Since PSK31 has a very narrow bandwidth, it is vulnerable to transmitted audio distortion that will cause poor reception at the receiving station. You want to transmit the cleanest signal possible. One way to do that with a 100 watt transceiver is to set the power level to 100 watts and then to turn down the audio gain so that the power out is around 25 watts or less. Use your mic gain control to turn the power down to about 30 watts and then use the audio gain control on your interface device or in your software program to reduce the power even lower. Operators new to PSK31 will want to blast out at high power to make sure they are heard, but experienced operators know that 10 watts makes for a high quality signal that will work the world. Most PSK31 software will have the ability to measure IMD, inter-modulation distortion, on received signals as a figure of merit. A reading of -30 dB is excellent, -20 dB is good and -10 dB is very poor. Often the stations you work will report your IMD reading; and some PSK31 software will automatically report your IMD number during the QSO. Take heed if you are below -20 dB and turn down your audio gain and power settings. ARRL has published some tips for using PSK31.
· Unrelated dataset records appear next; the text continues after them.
XL_DEV uint32_t xl_lds_poll3_min(const uint32_t a0, const uint32_t a1, const uint32_t a2) {
  uint32_t v0, v1, v2;
  asm volatile("ds_read_b32 %0, %3\n\tds_read_b32 %1, %4\n\tds_read_b32 %2, %5\n\ts_waitcnt lgkmcnt(0)"
               : "=&v"(v0), "=&v"(v1), "=&v"(v2)
               : "v"(a0), "v"(a1), "v"(a2)
               : "memory");
  v0 = v0 < v1 ? v0 : v1;
  return v0 < v2 ? v0 : v2;
}
XL_DEV uint32_t xl_chain_lim(const uint32_t mn) { return mn >= 0x7FFFFFE0u ? 0xFFFFFFFFu : 2u * mn + XLC_RING; }
XL_DEV uint32_t xl_chain_wait_drained(const uint32_t upto, const uint32_t a0, const uint32_t a1, const uint32_t a2) {
  uint32_t lim = 0u;
  for (uint32_t spin = 0; spin < (1u << 22); ++spin) {
    lim = xl_chain_lim((uint32_t)__builtin_amdgcn_readfirstlane((int)xl_lds_poll3_min(a0, a1, a2)));
    if (upto <= lim) break;
    __builtin_amdgcn_s_sleep(1);
  }
  return lim;
}
XL_DEV uint32_t xl_chain_event(uint32_t ev) {
  const unsigned long long act = __ballot(ev != 0xFFFFFFFFu);
  if (act == 0ull) return 0xFFFFFFFFu;
  const uint32_t first = (uint32_t)__builtin_amdgcn_readlane((int)ev, (int)__ffsll((long long)act) - 1);
  if (__ballot(ev != 0xFFFFFFFFu && ev != first) == 0ull) return first;
#pragma unroll
  for (int sh = 1; sh < 64; sh <<= 1) {
    const uint32_t other = (uint32_t)__shfl_xor((int)ev, sh);
    ev = other < ev ? other : ev;
  }
  return (uint32_t)__builtin_amdgcn_readfirstlane((int)ev);
}

#define XLC_ALIGN ".p2align 6\n\t"
#define XLC_MUL "v_pk_mul_f32 %[t1], %[p], %[inc] op_sel_hi:[1,0]\n\tv_pk_mul_f32 %[t2], %[p], %[inc] op_sel:[0,1] op_sel_hi:[1,1]\n\t"
#define XLC_ADD "v_pk_add_f32 %[p], %[t1], %[t2] op_sel:[0,1] op_sel_hi:[1,0] neg_lo:[0,1]\n\t"
#define XLC_STEP XLC_MUL XLC_ADD
#define XLC_STEP2(I1, I2) XLC_MUL I1 "\n\t" XLC_ADD I2 "\n\t"
#define XLC_STEPS10 XLC_STEP XLC_STEP XLC_STEP XLC_STEP XLC_STEP XLC_STEP XLC_STEP XLC_STEP XLC_STEP XLC_STEP
#define XLC_ANY_LOOP                                                                       \
  "1:\n\t" XLC_MUL "ds_write_b64 %[addr], %[p]\n\t" XLC_ADD                               \
  XLC_STEP2("v_add_u32 %[cnt], 1, %[cnt]", "s_sub_u32 %[todo], %[todo], 1")               \
  XLC_MUL "ds_write_b32 %[paddr], %[cnt]\n\t" XLC_ADD                                     \
  XLC_MUL "v_add_u32 %[off], 0x200, %[off]\n\t" XLC_ADD                                   \
  XLC_MUL "v_and_b32 %[off], 0x7fff, %[off]\n\t" XLC_ADD                                  \
  XLC_STEP2("v_add_u32 %[addr], %[off], %[base]", "s_cmp_lg_u32 %[todo], 0")              \
  XLC_STEPS10 "s_cbranch_scc1 1b\n\t"
#define XLC_B8_LOOP                                                                        \
  "2:\n\t" XLC_E7("0", "512", "1024", "1536", "2048", "2560", "3072")                    \
  XLC_MUL "ds_write_b64 %[addr], %[p] offset:3584\n\t" XLC_ADD                           \
  XLC_STEP2("v_add_u32 %[cnt], 8, %[cnt]", "s_sub_u32 %[todo8], %[todo8], 1")            \
  XLC_MUL "ds_write_b32 %[paddr], %[cnt]\n\t" XLC_ADD                                    \
  XLC_MUL "v_add_u32 %[off], 0x1000, %[off]\n\t" XLC_ADD                                 \
  XLC_MUL "v_and_b32 %[off], 0x7fff, %[off]\n\t" XLC_ADD                                 \
  XLC_STEP2("v_add_u32 %[addr], %[off], %[base]", "s_cmp_lg_u32 %[todo8], 0")            \
  XLC_STEPS10 "s_cbranch_scc1 2b\n\t"
#define XLC_ANY_PART "s_cmp_eq_u32 %[todo], 0\n\ts_cbranch_scc1 3f\n\t" XLC_ANY_LOOP "3:\n\ts_nop 0\n\t"
#define XLC_B8_PART "s_cmp_eq_u32 %[todo8], 0\n\ts_cbranch_scc1 4f\n\t" XLC_B8_LOOP "4:\n\ts_nop 0\n\t"
#define XLC_STEP_LOOP "1:\n\t" XLC_STEP2("s_sub_u32 %[todo], %[todo], 1", "s_cmp_lg_u32 %[todo], 0") "s_cbranch_scc1 1b\n\t"
#define XLC_QENTRY(OFFS) XLC_MUL "ds_write_b64 %[addr], %[p] offset:" OFFS "\n\t" XLC_ADD XLC_STEP XLC_STEP
#define XLC_E(OFFS) XLC_QENTRY(OFFS) XLC_STEP XLC_STEP XLC_STEP XLC_STEPS10
#define XLC_E7(B0, B1, B2, B3, B4, B5, B6) XLC_E(B0) XLC_E(B1) XLC_E(B2) XLC_E(B3) XLC_E(B4) XLC_E(B5) XLC_E(B6)
#define XLC_E8(B0, B1, B2, B3, B4, B5, B6, B7) XLC_E7(B0, B1, B2, B3, B4, B5, B6) XLC_E(B7)
#define XLC_B32_LOOP                                                                                         \
  XLC_E8("0", "512", "1024", "1536", "2048", "2560", "3072", "3584")                                       \
  XLC_E8("4096", "4608", "5120", "5632", "6144", "6656", "7168", "7680")                                   \
  XLC_E8("8192", "8704", "9216", "9728", "10240", "10752", "11264", "11776")                               \
  XLC_E("12288") XLC_E("12800") XLC_E("13312") XLC_E("13824") XLC_E("14336") XLC_E("14848")               \
  XLC_QENTRY("15360")                                                                                      \
  XLC_MUL "ds_read_b32 %[mn], %[an0]\n\t" XLC_ADD                                                           \
  XLC_MUL "ds_read_b32 %[n1], %[an1]\n\t" XLC_ADD                                                           \
  XLC_MUL "ds_read_b32 %[n2], %[an2]\n\t" XLC_ADD XLC_STEPS10                                               \
  XLC_MUL "ds_write_b64 %[addr], %[p] offset:15872\n\t" XLC_ADD                                             \
  XLC_MUL "v_add_u32 %[cnt], 32, %[cnt]\n\t" XLC_ADD "s_sub_u32 %[todo], %[todo], 1\n\t"                    \
  XLC_MUL "ds_write_b32 %[paddr], %[cnt]\n\t" XLC_ADD                                                       \
  XLC_MUL "v_add_u32 %[off], 0x4000, %[off]\n\t" XLC_ADD                                                    \
  XLC_MUL "v_and_b32 %[off], 0x7fff, %[off]\n\t" XLC_ADD                                                    \
  XLC_STEP2("v_add_u32 %[addr], %[off], %[base]", "s_add_u32 %[need], %[need], 16")                         \
  XLC_STEP2("s_waitcnt lgkmcnt(0)", "v_min_u32 %[mn], %[mn], %[n1]")                                        \
  XLC_STEP2("v_min_u32 %[mn], %[mn], %[n2]", "s_nop 0")                                                     \
  XLC_STEP2("v_readfirstlane_b32 %[sm], %[mn]", "s_nop 0")                                                  \
  XLC_STEP2("s_cmp_ge_u32 %[sm], %[need]", "s_cselect_b32 %[st], %[todo], 0")                               \
  XLC_STEP XLC_STEP XLC_STEP XLC_STEP XLC_STEP XLC_STEP
static_assert(XL_PH_STRIDE == 16u && XLC_RING * 64u * 8u == 0x8000u, "the chain wave's asm blocks are written for 16 steps per entry and a 32 KB ring");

Here is a screen grab of the PSK31 window in DX4Win. Received text is in the top pane; transmitted text is in the next pane. Below that is a spectrum waterfall display showing strong signals in yellow and weaker signals in light blue. A right-click of your mouse will select a signal to receive, and your transmit frequency will be set to that frequency. Below the waterfall are buttons to transmit stored messages.
Finding free software for PSK31 is becoming difficult because older programs have not kept up with newer versions of Windows or because their authors have moved on to other projects. A very good program for PSK is DigiPan. This program allows simultaneous decoding of 20 or more signals, rather than looking at one signal at a time. This feature enhances chasing DX or contesting. PSK31 Deluxe has been incorporated into Ham Radio Deluxe as has DM-780. If you have an older computer available for ham radio pursuits, try the older software available on the DX Zone and from WM2U’s PSK31 page.
Here are the common frequencies for PSK: 1838 kHz, 3580 kHz, 7070 kHz, 10142 kHz, 14070 kHz, 18100 kHz, 21070 kHz, 24920 kHz, 28120 kHz.
Another digital mode, JT65, is quite different from PSK31. PSK31 is a “conversational” mode; that is, you can carry on a conversation keyboard to keyboard. JT65 has a completely different structure, making it difficult to have a real conversation. JT65 exchanges 13 character messages. So why are we interested in JT65? This mode is very good at hearing weak signals. In fact, it is used for meteor scatter and moon bounce work where signals are extremely weak. JT65-HF is used on the HF bands.
JT65 was invented by Joe Taylor K1JT, thus the JT designation. It uses 64 tones plus a synchronizing tone, thus the 65. JT65 uses one minute transmit and receive cycles. You transmit for one minute and then receive for one minute, all under software control of course. Both frequency and time stability are very important to this mode. A modern stable transceiver will take care of the frequency stability, but for time stability you need to have your computer time clock set very accurately — accurate to the second. To synchronize your computer time clock in Windows 7, open the Control Panel, click on Date and Time, click on Internet Time, click on Change Settings and select a time server. NIST is a good choice. Save that and you’re ready to go.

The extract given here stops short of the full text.